The food I was feeding them, an algae wafer by Tetra seemed to kind of getting fuzzy like moldy over night so I would take it back out but maybe I didn't get it all and it made them sick?

I've since ordered some Hitari shrimp food just in case.

I would like to get more but hate to until I have a handle on what might be making them die.

Any help would be great.


----------



## coralbandit (Jul 29, 2012)

I think most shrimp like higher numbers in the ph,gh,kh.
Adding a small amount of crushed coral may help to boost those numbers for you.
I saw no mention of nitrates or your waterchange schedule?


----------



## robinc (Jul 15, 2014)

coralbandit said:


> I think most shrimp like higher numbers in the ph,gh,kh.
> Adding a small amount of crushed coral may help to boost those numbers for you.
> I saw no mention of nitrates or your waterchange schedule?


I change 1/3 of the water every Friday or Saturday. I forgot to test for the nitrates. Since I haven't done this weeks change yet I went ahead and it's 5.0 which is more than I would have guessed. Do you think that's enough to hurt them? In any case I'll do this week's water change.


----------



## coralbandit (Jul 29, 2012)

5 ppm is very safe for shrimp even.
Did you see them eat at all?
I would try to increase the pH ,gH with a SMALL amount of crushed coral in a mesh bag so you can get it out or change it if you need to.The shrimp need the disolved solids many fish do not enjoy to help grow their exo skeloton.


----------



## robinc (Jul 15, 2014)

coralbandit said:


> 5 ppm is very safe for shrimp even.
> Did you see them eat at all?
> I would try to increase the pH ,gH with a SMALL amount of crushed coral in a mesh bag so you can get it out or change it if you need to.The shrimp need the disolved solids many fish do not enjoy to help grow their exo skeloton.

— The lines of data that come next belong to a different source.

# arkCyber/whisper-rust

Hardware: AMD Instinct MI355X
Metric: real-time factor (audio-sec/wall-sec), greedy, 30 s synthetic chunks (higher is better)
Workload: dtype f16 operands / f32 accumulate; 1 GPU; ggml-small-shaped synthetic F16 model, greedy best_of=1 temperature_inc=0, 1 x 30 s 16 kHz f32 chunk per GPU, PCM resident in HBM; flash_attn=False, parallelism=chunk-dp1

## Files before the change

### include/whisper_amd.h

```cpp
#ifndef WHISPER_AMD_H
#define WHISPER_AMD_H

#include <stdbool.h>
#include <stddef.h>
#include <stdint.h>

#if defined(__GNUC__)
#  define WHISPER_API __attribute__((visibility("default")))
#else
#  define WHISPER_API
#endif

#define WHISPER_SAMPLE_RATE 16000
#define WHISPER_N_FFT       400
#define WHISPER_HOP_LENGTH  160
#define WHISPER_CHUNK_SIZE  30

#ifdef __cplusplus
extern "C" {
#endif

enum ggml_log_level {
    GGML_LOG_LEVEL_NONE  = 0,
    GGML_LOG_LEVEL_DEBUG = 1,
// ... 351 lines not shown
                                      float * logits_out);

WHISPER_API void whisper_amd_rows_stats(struct whisper_state * state, long out[2]);
WHISPER_API int  whisper_amd_rows_enabled(struct whisper_state * state);
WHISPER_API void whisper_amd_qgemm_stats(struct whisper_state * state, long out[2]);
WHISPER_API void whisper_amd_few_rows_stats(struct whisper_state * state, long out[2]);
WHISPER_API int whisper_amd_rows_debug(struct whisper_context * ctx, struct whisper_state * state, int B, int token, int n_past,
                                       unsigned long long * granules_out, float * logits_out);
WHISPER_API int whisper_amd_rows_step_probe(struct whisper_context * ctx, struct whisper_state ** states, int B, int n_past, int n_iters, float * ms_per_step);
WHISPER_API int whisper_amd_decode_batch(struct whisper_context * ctx, struct whisper_state * state, const whisper_token * tokens, const int32_t * pos,
                                         const int32_t * seq_id, const int8_t * logits, int n_tokens);
WHISPER_API int whisper_amd_kv_op(struct whisper_state * state, int op, int a, int b, int p0, int p1);
WHISPER_API int whisper_amd_rows_fits(struct whisper_context * ctx, int B);
WHISPER_API int whisper_amd_rows_debug_rows(struct whisper_context * ctx, struct whisper_state ** states, int B, const int * tokens, const int * n_past,
                                            float * logits_out, unsigned * row_status_out);

WHISPER_API int whisper_amd_full_batch(struct whisper_context * ctx, struct whisper_state ** states, int n_chunks,
                                       struct whisper_full_params params, const float * const * samples, const int * n_samples);
WHISPER_API void whisper_amd_batch_stats(struct whisper_context * ctx, long * steps, long * rows);
WHISPER_API long whisper_amd_batch_one_launch(struct whisper_context * ctx);
WHISPER_API long whisper_amd_batch_served(struct whisper_context * ctx);

#define WHISPER_AMD_DTW_REFUSED   (-1)
#define WHISPER_AMD_DTW_NOT_TAKEN (-2)
#define WHISPER_AMD_DTW_HIP_ERROR (-3)
WHISPER_API int  whisper_amd_dtw_path(struct whisper_state * state, const float * qk, int n_heads, int n_tokens, int n_ctx, int n_audio_tokens,
                                      int sot_len, int medfilt_width, int where, int32_t * path_tok, int32_t * path_time, int cap);
WHISPER_API void whisper_amd_dtw_stats(struct whisper_state * state, long out[3]);
WHISPER_API void whisper_amd_dtw_timings(struct whisper_state * state, int64_t out[2]);

WHISPER_API int64_t whisper_amd_arena_read(struct whisper_context * ctx, int64_t offset, void * dst, int64_t cap);
WHISPER_API void    whisper_amd_load_stats(struct whisper_context * ctx, int64_t out[6]);

#ifdef __cplusplus
}
#endif
#endif
```

### whisper-rust_amd/csrc/wa_api.cpp

```cpp
#include "wa_internal.h"

#include <algorithm>
#include <chrono>
#include <cmath>
#include <cstdarg>
#include <cstring>
#include <regex>
#include <thread>

static void wa_log_default(ggml_log_level, const char * text, void *) { fputs(text, stderr); fflush(stderr); }
static ggml_log_callback g_log_cb = wa_log_default;
static void * g_log_ud = nullptr;

void wa_log(ggml_log_level level, const char * fmt, ...) {
    if (!g_log_cb) return;
    char buf[1024];
    va_list ap;
    va_start(ap, fmt);
    const int n = vsnprintf(buf, sizeof(buf), fmt, ap);
    va_end(ap);
    if (n < (int) sizeof(buf)) { g_log_cb(level, buf, g_log_ud); return; }
    std::vector<char> big(n + 1);
    va_start(ap, fmt);
    vsnprintf(big.data(), big.size(), fmt, ap);
    va_end(ap);
    g_log_cb(level, big.data(), g_log_ud);
}

int64_t wa_time_us() {
    return std::chrono::duration_cast<std::chrono::microseconds>(std::chrono::steady_clock::now().time_since_epoch()).count();
}

bool wa_hip_ok(hipError_t e, const char * what, const char * file, int line) {
// ... 661 lines not shown

static int64_t copy_out(whisper_state * st, const float * d_src, int64_t n, float * dst, int64_t cap) {
    if (!d_src) return -1;
    if (dst && cap > 0) {
        (void) hipSetDevice(st->ctx->device);
        (void) hipStreamSynchronize(st->stream);
        if (hipMemcpy(dst, d_src, (size_t) std::min(n, cap) * sizeof(float), hipMemcpyDeviceToHost) != hipSuccess) return -1;
    }
    return n;
}
int64_t whisper_amd_get_mel(struct whisper_state * st, float * dst, int64_t cap, int * n_len, int * n_mel) {
    if (n_len) *n_len = st->mel_n_len;
    if (n_mel) *n_mel = st->mel_n_mel;
    return copy_out(st, st->d_mel, (int64_t) st->mel_n_len * st->mel_n_mel, dst, cap);
}
int64_t whisper_amd_get_embd_enc(struct whisper_state * st, float * dst, int64_t cap) {
    if (!st->have_enc) return -1;
    return copy_out(st, st->d_embd_enc, (int64_t) st->enc_n_ctx * st->ctx->model.hp.n_audio_state, dst, cap);
}
int64_t whisper_amd_get_embd_conv(struct whisper_state * st, float * dst, int64_t cap) {
    if (!st->have_enc) return -1;
    return copy_out(st, st->d_embd_conv, (int64_t) st->enc_n_ctx * st->ctx->model.hp.n_audio_state, dst, cap);
}
void whisper_amd_gelu_table_f16(uint16_t * dst) {
    for (int i = 0; i < 65536; ++i) {
        _Float16 h; uint16_t u = (uint16_t) i; memcpy(&h, &u, 2);
        const float x = (float) h;
        const float g = 0.5f * x * (1.0f + tanhf(0.79788456080286535587989211986876f * x * (1.0f + 0.044715f * x * x)));
        _Float16 o = (_Float16) g; memcpy(&dst[i], &o, 2);
    }
}
void * whisper_amd_state_stream(struct whisper_state * st) { return (void *) st->stream; }

int whisper_amd_decoder_info(struct whisper_state * st, int j, double out[8], int32_t * ids, int max_ids) {
    if (!st || j < 0 || j >= WA_MAX_DECODERS) return -1;
    const auto & d = st->decoders[j];
    out[0] = d.failed; out[1] = d.completed; out[2] = d.has_ts; out[3] = d.seek_delta; out[4] = d.sequence.result_len;
    out[5] = d.sequence.avg_logprobs; out[6] = d.sequence.entropy; out[7] = st->no_speech_prob;
    const int n = (int) d.sequence.tokens.size();
    for (int i = 0; i < n && i < max_ids; ++i) ids[i] = d.sequence.tokens[i].id;
    return n;
}

int whisper_amd_full_batch(struct whisper_context * ctx, struct whisper_state ** states, int n_chunks, struct whisper_full_params params,
                           const float * const * samples, const int * n_samples) {
    if (!ctx || !states || n_chunks <= 0) return -1;
    std::vector<int> rc(n_chunks, 0);
    std::vector<std::thread> th;
    th.reserve(n_chunks);
    {
        wa_batch_groups groups(ctx, std::vector<whisper_state *>(states, states + n_chunks));
        for (int i = 0; i < n_chunks; ++i)
            th.emplace_back([&, i]() {
                rc[i] = whisper_full_with_state(ctx, states[i], params, samples[i], n_samples[i]);
                wa_batcher_leave(states[i]->batcher);
            });
        for (auto & t : th) t.join();
    }
    for (int r : rc) if (r != 0) return r;
    return 0;
}

}
```

### whisper-rust_amd/csrc/wa_exact.hip

```cpp
#include "wa_device.h"
#include <cstdlib>

#define EX_LD 40

template <int EPI>
__global__ __launch_bounds__(256, 2) void k_gemm_exact(const wa_f16 * __restrict__ A, int lda, const wa_f16 * __restrict__ W, int ldw,
                                                       int M, int N, int K, wa_epi e) {
    __shared__ __attribute__((aligned(16))) wa_f16 As[2][32 * EX_LD];
    __shared__ __attribute__((aligned(16))) wa_f16 Ws[2][32 * EX_LD];
    const int tid = threadIdx.x, lane = tid & 63, wave = tid >> 6;
    const int wm = wave >> 1, wn = wave & 1, li = lane >> 3, lj = lane & 7;
    const int tiles_n = (N + 31) / 32;
    const int m0 = (blockIdx.x / tiles_n) * 32, n0 = (blockIdx.x % tiles_n) * 32;

    float acc[2][2][32];
#pragma unroll
    for (int p = 0; p < 2; ++p)
#pragma unroll
        for (int q = 0; q < 2; ++q)
#pragma unroll
            for (int i = 0; i < 32; ++i) acc[p][q][i] = 0.0f;

    const int np = K & ~31, nsteps = np >> 5;
    const int lrow = (tid & 127) >> 2, lkc = tid & 3;
// ... 88 lines not shown
#pragma unroll
        for (int ks = 0; ks < 2; ++ks) {
            half8 a[2][4], w[2][4];
#pragma unroll
            for (int p = 0; p < 2; ++p)
#pragma unroll
                for (int c = 0; c < 4; ++c) a[p][c] = *(const half8 *) (&As[(wm * 16 + li * 2 + p) * 64 + (((ks * 4 + c) ^ li) * 8)]);
#pragma unroll
            for (int q = 0; q < 2; ++q)
#pragma unroll
                for (int c = 0; c < 4; ++c) w[q][c] = *(const half8 *) (&Ws[(wn * 16 + lj * 2 + q) * 64 + (((ks * 4 + c) ^ lj) * 8)]);
#pragma unroll
            for (int c = 0; c < 4; ++c)
#pragma unroll
                for (int i = 0; i < 8; ++i)
#pragma unroll
                    for (int p = 0; p < 2; ++p)
#pragma unroll
                        for (int q = 0; q < 2; ++q)
                            acc[p][q][c * 8 + i] = fmaf((float) w[q][c][i], (float) a[p][c][i], acc[p][q][c * 8 + i]);
        }
    }
    asm volatile("s_waitcnt vmcnt(0)" ::: "memory");
#undef EXD_ISSUE
#pragma unroll
    for (int p = 0; p < 2; ++p)
#pragma unroll
        for (int q = 0; q < 2; ++q) {
            const int m = m0 + wm * 16 + li * 2 + p, n = n0 + wn * 16 + lj * 2 + q;
            if (m < M && n < N) epi_store<EPI>(e, m, n, wa_tree32(acc[p][q]));
        }
}

#define MX_NST 3
#define MX_BM 32
#define MX_BN 32
#define MX_STAGE_HALFS ((MX_BM + MX_BN) * 128)
#define MX_PCS 4
__device__ __forceinline__ int mx_g(int row) { const int r = row & 15; return r ^ ((r >= 4 && r <= 11) ? 4 : 0); }

template <int EPI>
__global__ __launch_bounds__(256, 2) void k_gemm_exact_mfma(const wa_f16 * __restrict__ A, int lda, const wa_f16 * __restrict__ W, int ldw,
                                                            int M, int N, int K, wa_epi e) {
    extern __shared__ __attribute__((aligned(1024))) unsigned char mx_smem[];
    wa_f16 * S = (wa_f16 *) mx_smem;
    const int tid = threadIdx.x, lane = tid & 63, wave = __builtin_amdgcn_readfirstlane(tid >> 6);
    const int wm = wave >> 1, wn = wave & 1;
    const int tiles_m = (M + MX_BM - 1) / MX_BM, tiles_n = (N + MX_BN - 1) / MX_BN, per_xcd = (tiles_m * tiles_n + 7) >> 3;
    const int t = (blockIdx.x & 7) * per_xcd + (blockIdx.x >> 3);
    if (t >= tiles_m * tiles_n) return;
    const int bm = N > M ? t % tiles_m : t / tiles_n, bn = N > M ? t / tiles_m : t % tiles_n;
    const int m0 = bm * MX_BM, n0 = bn * MX_BN;
    A += (size_t) blockIdx.y * e.bs_a; W += (size_t) blockIdx.y * e.bs_w;

    const int prow = lane >> 4, pslot = lane & 15;
    unsigned goff[MX_PCS];
    int ldst[MX_PCS];
#pragma unroll
    for (int p = 0; p < MX_PCS; ++p) {
        const int row = 8 * wave + 4 * (p & 1) + prow;
        const int chunk = pslot ^ mx_g(row);
        goff[p] = p < 2 ? ((unsigned) min(m0 + row, M - 1) * (unsigned) lda + chunk * 8) * 2u : ((unsigned) min(n0 + row, N - 1) * (unsigned) ldw + chunk * 8) * 2u;
        ldst[p] = (p < 2 ? 0 : MX_BM * 128) + (8 * wave + 4 * (p & 1)) * 128;
    }
    const int nk = K >> 7;
    const __attribute__((address_space(1))) char * Ab = (const __attribute__((address_space(1))) char *) A, * Wb = (const __attribute__((address_space(1))) char *) W;
#define MX_ISSUE(kt_) do { const int k0_ = min((kt_), nk - 1) * 256; wa_f16 * st_ = S + ((kt_) % MX_NST) * MX_STAGE_HALFS; \
        _Pragma("unroll") for (int p = 0; p < MX_PCS; ++p) \
            __builtin_amdgcn_global_load_lds((const __attribute__((address_space(1))) void *) ((p < 2 ? Ab : Wb) + k0_ + goff[p]), (__attribute__((address_space(3))) void *) (st_ + ldst[p]), 16, 0, 0); \
        } while (0)

    f32x4 acc[32];
#pragma unroll
    for (int r = 0; r < 32; ++r) acc[r] = (f32x4){0.f, 0.f, 0.f, 0.f};
#pragma unroll
    for (int p = 0; p < MX_NST - 1; ++p) MX_ISSUE(p);

    const int fr = lane & 15, fk = lane >> 4;
    const int on = n0 + wn * 16 + fr, om = m0 + wm * 16 + 4 * fk;
    constexpr bool RES = EPI == WA_EPI_RESID || EPI == WA_EPI_CONV2;
    const wa_epi_pre pcol = epi_preload<RES ? WA_EPI_F32 : EPI>(e, 0, min(on, N - 1));
    float pres[4] = { 0.f, 0.f, 0.f, 0.f };
    if (RES) {
#pragma unroll
        for (int j = 0; j < 4; ++j) pres[j] = e.resid[(size_t) min(om + j, M - 1) * e.ldr + min(on, N - 1)];
    }
    const int ga = mx_g(fr);
    const wa_f16 * fa = S + (wm * 16 + fr) * 128, * fw = S + MX_BM * 128 + (wn * 16 + fr) * 128;

    for (int kt = 0; kt < nk; ++kt) {
        asm volatile("s_waitcnt vmcnt(%0)\n\ts_barrier" :: "n"((MX_NST - 2) * MX_PCS) : "memory");
        const int so = (kt % MX_NST) * MX_STAGE_HALFS;
#pragma unroll
        for (int hf = 0; hf < 2; ++hf) {
            half8 af[2], wf[2];
#pragma unroll
            for (int c = 0; c < 2; ++c) {
                af[c] = *(const half8 *) (fa + so + (((4 * fk + 2 * hf + c) ^ ga) * 8));
                wf[c] = *(const half8 *) (fw + so + (((4 * fk + 2 * hf + c) ^ ga) * 8));
            }
            __builtin_amdgcn_sched_barrier(0);
            if (hf == 0) {
                MX_ISSUE(kt + MX_NST - 1);
                __builtin_amdgcn_sched_barrier(0);
            }
#pragma unroll
            for (int c = 0; c < 2; ++c)
#pragma unroll
                for (int i = 0; i < 8; ++i)
                    acc[(2 * hf + c) * 8 + i] = __builtin_amdgcn_mfma_f32_16x16x4f32((float) af[c][i], (float) wf[c][i], acc[(2 * hf + c) * 8 + i], 0, 0, 0);
        }
    }
    asm volatile("s_waitcnt vmcnt(0)" ::: "memory");
#undef MX_ISSUE
    float res[4];
#pragma unroll
    for (int j = 0; j < 4; ++j) {
        float s32[32];
#pragma unroll
        for (int r = 0; r < 32; ++r) s32[r] = acc[r][j];
        res[j] = wa_tree32(s32);
    }
    if (EPI == WA_EPI_GELU_F16 || EPI == WA_EPI_CONV2) {
#pragma unroll
        for (int j = 0; j < 4; ++j) { float v = res[j]; if (e.bias) v = v + pcol.bias; res[j] = wa_gelu_nb(v, e.gelu); }
    }
    if (on >= N) return;
    if (EPI == WA_EPI_ATTN_PV) {
        const int np = e.aux0, nl = e.aux1;
        const half8 * vrow = (const half8 *) (W + (size_t) on * ldw + np);
        const wa_f16 * pl = (const wa_f16 *) e.out2 + (size_t) blockIdx.y * e.bs_o2;
        half8 vl[4];
#pragma unroll
        for (int c = 0; c < 4; ++c) vl[c] = vrow[c];
#pragma unroll
        for (int j = 0; j < 4; ++j) {
            const int m = min(om + j, M - 1);
            const half8 * prow = (const half8 *) (pl + (size_t) m * 32);
            half8 pv[4];
#pragma unroll
            for (int c = 0; c < 4; ++c) pv[c] = prow[c];
            double sumf = (double) res[j];
            float prod[32];
#pragma unroll
            for (int c = 0; c < 32; ++c) prod[c] = (float) vl[c >> 3][c & 7] * (float) pv[c >> 3][c & 7];
#pragma unroll
            for (int c = 0; c < 32; ++c) if (c < nl) sumf += (double) prod[c];
            if (om + j < M) {
                if (e.out3) ((float *) e.out3)[(size_t) (om + j) * e.ldo3 + blockIdx.y * 64 + on] = (float) sumf;
                else ((wa_f16 *) e.out)[(size_t) (om + j) * e.ldo + blockIdx.y * 64 + on] = f2h((float) sumf);
            }
        }
        return;
    }
    if (EPI == WA_EPI_ENC_QKV && on >= e.split0 && om + 3 < M) {
        unsigned short h4[4];
#pragma unroll
        for (int j = 0; j < 4; ++j) { float v = res[j]; if (e.bias) v = v + pcol.bias; h4[j] = f2h(v); }
        typedef unsigned mx_u2 __attribute__((ext_vector_type(2)));
        mx_u2 pk; pk.x = (unsigned) h4[0] | ((unsigned) h4[1] << 16); pk.y = (unsigned) h4[2] | ((unsigned) h4[3] << 16);
        *(mx_u2 *) ((wa_f16 *) e.out2 + (size_t) (on - e.split0) * e.ldo2 + om) = pk;
        return;
    }
#pragma unroll
    for (int j = 0; j < 4; ++j) {
        const int m = om + j;
        if (m >= M) continue;
        if (EPI == WA_EPI_GELU_F16) ((wa_f16 *) e.out)[(size_t) m * e.ldo + on] = f2h(res[j]);
        else if (EPI == WA_EPI_CONV2) {
            if (e.dbg) e.dbg[(size_t) m * e.ldo + on] = res[j];
            ((float *) e.out)[(size_t) m * e.ldo + on] = pres[j] + res[j];
        } else {
            wa_epi_pre pre = pcol;
            if (RES) pre.resid = pres[j];
            epi_apply<EPI>(e, m, on, res[j], pre);
        }
    }
}

template <int EPI>
static void gemm_exact_mfma_launch(hipStream_t s, const wa_f16 * A, int lda, const wa_f16 * W, int ldw, int M, int N, int K, const wa_epi & e, int batch = 1) {
    static bool attr_done = false;
    constexpr int lds = MX_NST * MX_STAGE_HALFS * 2;
    if (!attr_done) { (void) hipFuncSetAttribute((const void *) k_gemm_exact_mfma<EPI>, hipFuncAttributeMaxDynamicSharedMemorySize, lds); attr_done = true; }
    const int grid = ((((M + MX_BM - 1) / MX_BM) * ((N + MX_BN - 1) / MX_BN) + 7) / 8) * 8;
    hipLaunchKernelGGL((k_gemm_exact_mfma<EPI>), dim3(grid, batch), dim3(256), lds, s, A, lda, W, ldw, M, N, K, e);
}
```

Yea, I saw them eat a lot. They seemed to like the tabs but I'll feel better with a different food. I'm going out tomorrow and will get the crushed coral and do as you suggest. Nice idea to put in a mesh bag. I'll check the ph and gh every other day and see if it changes. Do you know what the gh should be...am I looking for 4 or 5, something in that range.

Thank you.


----------



## coralbandit (Jul 29, 2012)

Aquarium Shrimp. Keeping and Breeding Details
Hope this helps.


----------



## robinc (Jul 15, 2014)

coralbandit said:


> Aquarium Shrimp. Keeping and Breeding Details
> Hope this helps.


Yes! Thank you.


----------



## robinc (Jul 15, 2014)

coralbandit said:


> Aquarium Shrimp. Keeping and Breeding Details
> Hope this helps.


Yes! Thank you.


----------



## kalyke (Nov 19, 2014)

Having zero nitrites seems like it would mean you have more nitrates. Also, is 2 months long enough to have a "well established" tank as the shrimp literature says. I read well established to be more like several years.


----------



## susankat (Nov 15, 2008)

I would suggest not doing water changes each week on a shrimp tank. Most people who breed shrimp will do small monthly water changes. Instead of crushed coral I would suggest to get shrimp mineral balls. They have most of the minerals that shrimp need.


----------